I've always liked Atkins, but I hate his contract, tough - the contract doesn't mean anything to this team since we have alot of room now. 

Atkins is a good player, just as good, and can be even better than Mike James. I'm glad he was brought over.


----------



## aquaitious (Jun 11, 2002)

> Originally posted by <b>Clockwork24</b>!
> I've always liked Atkins, but I hate his contract, tough - the contract doesn't mean anything to this team since we have alot of room now.
> 
> Atkins is a good player, just as good, and can be even better than Mike James. I'm glad he was brought over.


Really? We get a lot of room now? Cap space? 

How?

We trade away a 6 million expiring contract and get a 3 million expiring contract, and all of a sudden we have more room?


----------



## whiterhino (Jun 15, 2003)

> Originally posted by <b>Clockwork24</b>!
> I've always liked Atkins, but I hate his contract, tough - the contract doesn't mean anything to this team since we have alot of room now.
> 
> Atkins is a good player, just as good, and can be even better than Mike James. I'm glad he was brought over.


You had better re-check your facts, we DO NOT have a lot of room. We have no room. They said even IF Bakers contract is allowed to come off we will just miss the luxury tax, we have NO ROOM. Atkins may be a little better than James but James was a LOT cheaper and not that bad.


----------



## adamatic (Jan 7, 2004)

> Originally posted by <b>whiterhino</b>!
> 
> 
> You had better re-check your facts, we DO NOT have a lot of room. We have no room. They said even IF Bakers contract is allowed to come off we will just miss the luxury tax, we have NO ROOM. Atkins may be a little better than James but James was a LOT cheaper and not that bad.

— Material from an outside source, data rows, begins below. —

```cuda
template <int LOGD, int QC, int PS, int MT, int NST>
__global__ void __launch_bounds__((MT / 64 + 1) * 32, 1)
k_xd_tma(const __grid_constant__ XdParams p, const __grid_constant__ XtGeom g, const __grid_constant__ CUtensorMap tm) {
    using Lay = XtLay<LOGD, QC, MT>;
    constexpr int D = Lay::D, NSEG = Lay::NSEG, NR = Lay::NR, REGION = Lay::REGION, STAGE = Lay::STAGE, NW = Lay::NW;
    constexpr int NQH = (QC >> 1) + 1;
    constexpr int NSLOT = NST;
    constexpr int SLOT = STAGE;
    extern __shared__ __align__(1024) unsigned char xt_smem[];
    const unsigned sbase = ((unsigned)__cvta_generic_to_shared(xt_smem) + 1023u) & ~1023u;
    unsigned char* const gbase = xt_smem + (sbase - (unsigned)__cvta_generic_to_shared(xt_smem));
    float2* C = reinterpret_cast<float2*>(gbase + XT_STAGES * STAGE);
    float2* TL = C + (size_t)B200_BATCH * PS;
    float2* PHW = TL + (size_t)B200_BATCH * 16;
    unsigned long long* bars = reinterpret_cast<unsigned long long*>(PHW + (size_t)NW * B200_BATCH * 4);
    const unsigned bar0 = (unsigned)__cvta_generic_to_shared(bars);

    const int tid = threadIdx.x, lane = tid & 31, warp = tid >> 5;

    if (tid == 0) {
        for (int s = 0; s < NSLOT; s++) {
            xt_mbar_init(bar0 + 8 * s, 1);
            xt_mbar_init(bar0 + 8 * (NSLOT + s), NW);
        }
        asm volatile("fence.mbarrier_init.release.cluster;\n" ::: "memory");
    }
    __syncthreads();
    if (warp < NW) {
        for (int idx = tid; idx < p.njobs * PS; idx += NW * 32) {
            const int v = idx / PS, b = idx - v * PS;
            int a = (b - g.s) % PS;
            if (a < 0) { a += PS; }
            C[idx] = phasor_u64(p.job[v].w * (unsigned long long)a);
        }
        for (int idx = tid; idx < p.njobs * 16; idx += NW * 32) {
            const int v = idx >> 4, j = idx & 15;
            TL[idx] = phasor_u64(p.job[v].w * (unsigned long long)((long long)j * D));
        }
        asm volatile("bar.sync 1, %0;\n" ::"n"(NW * 32) : "memory");
    }

    auto tile_fast = [&](long long J0) { return J0 >= 0 && (J0 >> 1) + Lay::NEED <= (long long)g.rows_tma; };

    if (warp == NW) {
        if (lane == 0 && !(g.diag & 2)) {
            const unsigned long long pol = xt_policy_evict_first();
            int it = 0;
            for (int tile = blockIdx.x; tile < g.ntiles; tile += gridDim.x) {
                const long long J0 = g.jmin + (long long)tile * MT;
                const int row0 = (int)(J0 >> 1);
                const int sl = it % NSLOT;
                const unsigned ph = (unsigned)((it / NSLOT) & 1);
                it++;
                xt_mbar_wait(bar0 + 8 * (NSLOT + sl), ph ^ 1u);
                const unsigned full = bar0 + 8 * sl;
                xt_mbar_expect(full, (unsigned)SLOT);
                const unsigned dst = sbase + (unsigned)(sl * SLOT);
#pragma unroll
                for (int sg = 0; sg < NSEG; sg++) {
#pragma unroll
                    for (int par = 0; par < 2; par++) {
                        xt_tma_2d(dst + (unsigned)((sg * 2 + par) * REGION), &tm, full, par * 2 * D + sg * 32, row0, pol);
                    }
                }
            }
        }
        return;
    }

    const int jl = warp * 64 + 2 * lane;
    unsigned aoff[NQH];
#pragma unroll
    for (int qh = 0; qh < NQH; qh++) {
        const unsigned row = (unsigned)((jl >> 1) + qh);
        aoff[qh] = row * 128u + ((row & 7u) << 4);
    }
    int it = 0;
    for (int tile = blockIdx.x; tile < g.ntiles; tile += gridDim.x) {
        const long long J0 = g.jmin + (long long)tile * MT;
        {
            for (int e = lane; e < p.njobs * 4; e += 32) {
                const int vv = e >> 2, i = e & 3;
                const XdJob& Jv = p.job[vv];
                const int a0 = Jv.offset - (Jv.T - 1);
                const long long im0 = (long long)a0 + (J0 + warp * 64 + i * 16 - (long long)g.cj) * D;
                unsigned long long dr = Jv.w * (unsigned long long)PS;
                if (p.pfb_sigma < 0) { dr -= 0x8000000000000000ULL; }
                const long long corr = (long long)dr * (long long)(Jv.T / (2 * PS));
                PHW[(warp * B200_BATCH + vv) * 4 + i] = phasor_u64(Jv.phase0 + Jv.w * (unsigned long long)im0 + (unsigned long long)corr);
            }
        }
        const bool fast = tile_fast(J0);

        float2 S[2][PS];
#pragma unroll
        for (int o = 0; o < 2; o++)
#pragma unroll
            for (int a = 0; a < PS; a++) { S[o][a] = make_float2(0.f, 0.f); }
        const int sl = it % NSLOT;
        const unsigned ph = (unsigned)((it / NSLOT) & 1);
        it++;
        if (!(g.diag & 2)) { xt_mbar_wait(bar0 + 8 * sl, ph); }
        const unsigned sb = sbase + (unsigned)(sl * SLOT);
        if (!fast && !g.diag) {
            const long long ibase = J0 * D + g.org;
            unsigned char* stg = gbase + sl * SLOT;
            constexpr int NSAMP = (MT + QC + 1) * D;
            const long long tensor_end = (long long)g.org + (long long)g.rows_tma * (2 * D);
            const long long front = (long long)g.org - ibase;
            const int head = (int)(front > 0 ? (front < NSAMP ? front : NSAMP) : 0);
            long long t0 = tensor_end - ibase, t1 = (long long)p.count - ibase;
            if (t0 < head) { t0 = head; }
            if (t1 > NSAMP) { t1 = NSAMP; }
            auto patch = [&](int idx) {
                const float2 v = load_x<FMT_CF32>(p, ibase + idx);
                const int j = idx >> LOGD, r = idx & (D - 1), row = j >> 1;
                const int off = ((r >> 4) * 2 + (j & 1)) * REGION + row * 128 + ((((r >> 1) & 7) ^ (row & 7)) << 4) + (r & 1) * 8;
                *reinterpret_cast<float2*>(stg + off) = v;
            };
            for (int idx = tid; idx < head; idx += NW * 32) { patch(idx); }
            for (long long idx = t0 + tid; idx < t1; idx += NW * 32) { patch((int)idx); }
            asm volatile("bar.sync 1, %0;\n" ::"n"(NW * 32) : "memory");
        }
        if (!(g.diag & 1)) {
            xt_accumulate<LOGD, QC, PS, REGION, 0, 8, NQH>(S, g, sb, aoff);
            xt_accumulate<LOGD, QC, PS, REGION, 8, 16, NQH>(S, g, sb + 2 * REGION, aoff);
            if constexpr (NSEG == 4) {
                xt_accumulate<LOGD, QC, PS, REGION, 16, 24, NQH>(S, g, sb + 4 * REGION, aoff);
                xt_accumulate<LOGD, QC, PS, REGION, 24, 32, NQH>(S, g, sb + 6 * REGION, aoff);
            }
        }
        static_assert(NSEG == 2 || NSEG == 4, "D = 32 or 64");
        __syncwarp();
        if (lane == 0 && !(g.diag & 2)) { xt_mbar_arrive(bar0 + 8 * (NSLOT + sl)); }

        if (g.diag & 1) { continue; }
        const long long m0 = J0 + jl - (long long)g.cj;
        const int nout = p.job[0].n_out;
        const bool ok0 = m0 >= 0 && m0 < nout, ok1 = (m0 + 1) >= 0 && (m0 + 1) < nout;
        const int ih = (2 * lane) >> 4, il = (2 * lane) & 15;
        for (int sl = 0; sl < p.nslots; sl++) {
            const int ja = p.slot_a[sl], jb = p.slot_b[sl];
            float2 A0 = make_float2(0.f, 0.f), B0 = A0, A1 = A0, B1 = A0;
            const float2* cv = C + ja * PS;
#pragma unroll
            for (int a = 0; a < PS; a++) {
                const float2 c = cv[a];
                A0 = ffma2(make_float2(c.x, c.x), S[0][a], A0);
                B0 = ffma2(make_float2(c.y, c.y), S[0][a], B0);
                A1 = ffma2(make_float2(c.x, c.x), S[1][a], A1);
                B1 = ffma2(make_float2(c.y, c.y), S[1][a], B1);
            }
            {
                const float2 pc = PHW[(warp * B200_BATCH + ja) * 4 + ih];
                const float2 p0 = cmulf(pc, TL[ja * 16 + il]), p1 = cmulf(pc, TL[ja * 16 + il + 1]);
                float2* out = p.job[ja].out + m0;
                if (ok0) { out[0] = cmulf(make_float2(A0.x - B0.y, A0.y + B0.x), p0); }
                if (ok1) { out[1] = cmulf(make_float2(A1.x - B1.y, A1.y + B1.x), p1); }
            }
            if (jb >= 0) {
                const float2 pc = PHW[(warp * B200_BATCH + jb) * 4 + ih];
                const float2 p0 = cmulf(pc, TL[jb * 16 + il]), p1 = cmulf(pc, TL[jb * 16 + il + 1]);
                float2* out = p.job[jb].out + m0;
                if (ok0) { out[0] = cmulf(make_float2(A0.x + B0.y, A0.y - B0.x), p0); }
                if (ok1) { out[1] = cmulf(make_float2(A1.x + B1.y, A1.y - B1.x), p1); }
            }
        }
        __syncwarp();
    }
}
```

If all of Baker's money comes off, we'll be pretty far under the luxury tax, actually.

All in all though, the difference between Mike James for the next two years (which he'd get a multi year higher than the vet min) and Atkins for the next two years, with respect to what we can do to maneuver under the cap, is negligible.


----------



## jbs (May 4, 2003)

Interview with Atkins in the Herald. I certainly like his optimism and enthusiasm. The Celtics need more of this:
http://celtics.bostonherald.com/celtics/celtics.bg?articleid=395



> Atkins sits again
> 
> _____Newest Celtic Chucky Atkins still was unable to play after an incision in his neck to remove a lymph node limited his head mobility. Once he's ready to go (he's looking at Wednesday against Milwaukee), he hopes to be a good fit. For now, the 5-foot-11 point guard outwardly is undeterred by the fact he lost more than 10 wins in the transaction, going from a Pistons club looking to make a run at the Eastern Conference title to a Celtics outfit with fading hopes of landing the last playoff spot.
> 
> _____``I just can't wait to get on the court with these guys,'' he said. ``I'm on a new team with a new situation. It's a good situation. Things look a little down right now, but I've been in this situation before. We've got some good talent on this team and just like things changed and went bad, they can change and get good. I was on a team this year where I won 13 in a row and then right after that we lost six in a row. See what I'm saying? I know the situation seems bad, but it ain't all that bad. Raef is out and he'll be back, which is going to be a big lift. He might not be back this year, but that's going to be a big lift for us. Things will get good.''


----------



## whiterhino (Jun 15, 2003)

> Originally posted by <b>adamatic</b>!
> 
> 
> If all of Baker's money comes off, we'll be pretty far under the luxury tax, actually.
> ...


No, actually, we will NOT be way under the luxury tax, look it up.


----------



## whiterhino (Jun 15, 2003)

> Originally posted by <b>jbs</b>!
> Interview with Atkins in the Herald. I certainly like his optimism and enthusiasm. The Celtics need more of this:
> http://celtics.bostonherald.com/celtics/celtics.bg?articleid=395


Chucky will be a good veteran with a positive attitude to have on this team, he's not a difference maker in terms of his floor potential but his experience factor and age will help...this team right now needs some veteran speak....I feel like the Chicago Bulls right now. 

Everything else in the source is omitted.